„Genügend“ sollte Glück genug sein
INTERNATIONALE PÄDAGOGISCHE WERKTAGUNG
17/07/21 Ökosteuer her, Parkplätze weg: Bei der abschließenden Podiumsdiskussion in der Großen Aula der Universität Salzburg versammelten sich Impulsgeberinnen und Impulsgeber, die mit den rund 250 Teilnehmenden an der Internationalen Pädagogischen werktagung darüber diskutierten, wie sich ein nachhaltiger Lebensstil tatsächlich gestalten ließe.
„Solange Parkplätze in den Städten da sind, nutzen die Menschen sie auch. Sind sie weg, dann steigen die Leute um, auf Fahrräder oder Öffis“, sagte die 15 Jahre alte Fridays-For-Future Aktivistin Lena Müller aus Seekirchen. Die junge Frau plädiert dafür, bei den Bürgerinnen und Bürgern das Bewusstsein für den Klimaschutz noch intensiver anzukurbeln und noch stärker auf die Politik einzuwirken. „Wenn nur ich auf mein Fahrrad steige, bringt das wenig Effekt. Wenn aber eine ganze Stadt radfreundlich wird, tut sich was“, argumentiert sie.

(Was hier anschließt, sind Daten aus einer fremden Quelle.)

@@ -187,6 +188,17 @@
                        int dtype, void* ws, int64_t ws_bytes, psg_stream_t stream);
 int64_t psg_attn_bwd_longq_workspace_bytes(int B, int heads, int L, int S, int d);
 
+int psg_attn_bwd_fused(const void* q, int64_t ldq, const void* k, int64_t ldk, const void* v, int64_t ldv,
+                       const void* o, int64_t ldo, const void* dout, int64_t lddo, const float* lse,
+                       float* delta, void* dq, int64_t lddq, void* dk, int64_t lddk, void* dv, int64_t lddv,
+                       int B, int heads, int L, int S, int d, float scale, float drop_p, uint64_t seed,
+                       int dtype, psg_stream_t stream);
+#define PSG_ATTN_FUSED_FIELDS 6
+int psg_attn_bwd_fused_applicable(int dtype, int B, int heads, int L, int S, int d, int64_t ldq, int64_t ldk, int64_t ldv,
+                                  int64_t ldo, int64_t ld_grads, int32_t* out);
+int psg_attn_set_bwd_fused(int on);
+int psg_attn_get_bwd_fused(void);
+
 int psg_attn_bwd_varlen(const void* q, int64_t ldq, const void* k, int64_t ldk, const void* v, int64_t ldv,
                         const void* o, int64_t ldo, const void* dout, int64_t lddo, const float* lse,
                         float* delta, void* dq, int64_t lddq, void* dk, int64_t lddk, void* dv, int64_t lddv,
diff --git a/pokemon_sprite_generator_amd/_lib.py b/pokemon_sprite_generator_amd/_lib.py
--- a/pokemon_sprite_generator_amd/_lib.py
+++ b/pokemon_sprite_generator_amd/_lib.py
@@ -98,6 +98,11 @@
     "psg_attn_route": (c_int, [c_int] * 7 + [c_int64] * 5 + [c_int, c_void_p]),
     "psg_attn_bwd": (c_int, [c_void_p, c_int64] * 5 + [c_void_p, c_void_p] + [c_void_p, c_int64] * 3
                      + [c_int] * 5 + [c_float, c_float, c_uint64, c_int, c_void_p]),
+    "psg_attn_bwd_fused": (c_int, [c_void_p, c_int64] * 5 + [c_void_p, c_void_p] + [c_void_p, c_int64] * 3
+                           + [c_int] * 5 + [c_float, c_float, c_uint64, c_int, c_void_p]),
+    "psg_attn_bwd_fused_applicable": (c_int, [c_int] * 6 + [c_int64] * 5 + [c_void_p]),
+    "psg_attn_set_bwd_fused": (c_int, [c_int]),
+    "psg_attn_get_bwd_fused": (c_int, []),
     "psg_attn_bwd_longq": (c_int, [c_void_p, c_int64] * 5 + [c_void_p, c_void_p] + [c_void_p, c_int64] * 3
                            + [c_int] * 5 + [c_float, c_float, c_uint64, c_int, c_void_p, c_int64, c_void_p]),
     "psg_attn_bwd_longq_workspace_bytes": (c_int64, [c_int] * 5),
diff --git a/pokemon_sprite_generator_amd/csrc/attention.h b/pokemon_sprite_generator_amd/csrc/attention.h
--- a/pokemon_sprite_generator_amd/csrc/attention.h
+++ b/pokemon_sprite_generator_amd/csrc/attention.h
@@ -41,6 +41,10 @@
 template <bool VARLEN> int attn_mfma_fwd(const AttnArgs<bf16_t>& p, hipStream_t s);
 template <bool VARLEN> int attn_mfma_bwd(const AttnArgs<bf16_t>& p, hipStream_t s);
 
+struct AttnFusedPlan { int waves, kw, qw; bool priv; size_t lds; };
+bool attn_fused_plan(int L, int S, int d, int64_t ldq, int64_t ldk, int64_t ldv, int64_t ldo, int64_t ldg, AttnFusedPlan* out);
+int attn_fused_bwd(const AttnArgs<bf16_t>& p, hipStream_t s);
+
 bool attn_f32_applicable(int L, int S, int d, int64_t ldq, int64_t ldk, int64_t ldv, int64_t ldo, bool forward_only);
 AttnPlan attn_f32_plan(int B, int H, int L, int S, int d);
 int attn_f32_init_attrs();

Für die Besteuerung von Klimaschädlichem plädierte der Moraltheologe Michael Rosenberger. „Was an Ökosteuer eingenommen wird, soll aber auch für soziale Zwecke ausgegeben werden, um Gerechtigkeit herzustellen“, fordert er. Spar-Pressesprecherin Nicole Berkmann erklärte, dass Nachhaltigkeit auch einen guten Umgang mit Ressourcen bedeute. „Ein Gesetz gegen Lebensmittelverschwendung – wie etwa in Italien – brauchen wir in Österreich nicht“, so ihre Meinung. Warum? „Weil sowohl Spar als auch unsere Mitbewerber seit etlichen Jahren übrige Lebensmittel an Sozialorganisationen abgeben, und zwar flächendeckend im ganzen Land.“
Mit „Inputs für eine spirituell-ökologische Lebenshaltung“ des Sozialpädagogen und Priors des Europaklosters Gut Aich, Pater Johannes Pausch, ging die heuer dreitägige 69. Internationale Pädagogische Werktagung am Freitag (16.7.) Freitagmittag zu Ende. Zuvor sprach der Linzer Moraltheologe und Umweltreferent Michael Rosenberger „von Mühen und Glück des Verzichts“ und „Suffizienz als Schlüssel zur Nachhaltigkeit“. Die bisherige Umweltpolitik der meisten Demokratien erschöpfe sich weitgehend in Verordnungen und Subventionen, so Rosenberger. Alternativ stünde neben der Mengenlösung des Emissionshandels als zweites Instrument die sogenannte Abgabenlösung zur Verfügung, also eine Ökosoziale Steuerreform. „Theologisch-ethisch gesehen geht es dabei erstens um eine Wertentscheidung: Der spirituelle Wert der Schöpfung als Leih-Gabe des Schöpfers an seine Geschöpfe muss im System der Ökonomie in Geldwerte übersetzt werden. Denn was dort nichts kostet, ist nichts wert. Und zweitens muss der Gewissensappell der Ethik durch die ökonomischen Belohnungs- und Bestrafungssysteme gestützt statt konterkariert werden. Es wäre eine hoffnungslose Überforderung, aus ethischen Gründen von den Menschen ein Handeln zu verlangen, das ökonomisch bestraft wird“, erläutert der Moraltheologe.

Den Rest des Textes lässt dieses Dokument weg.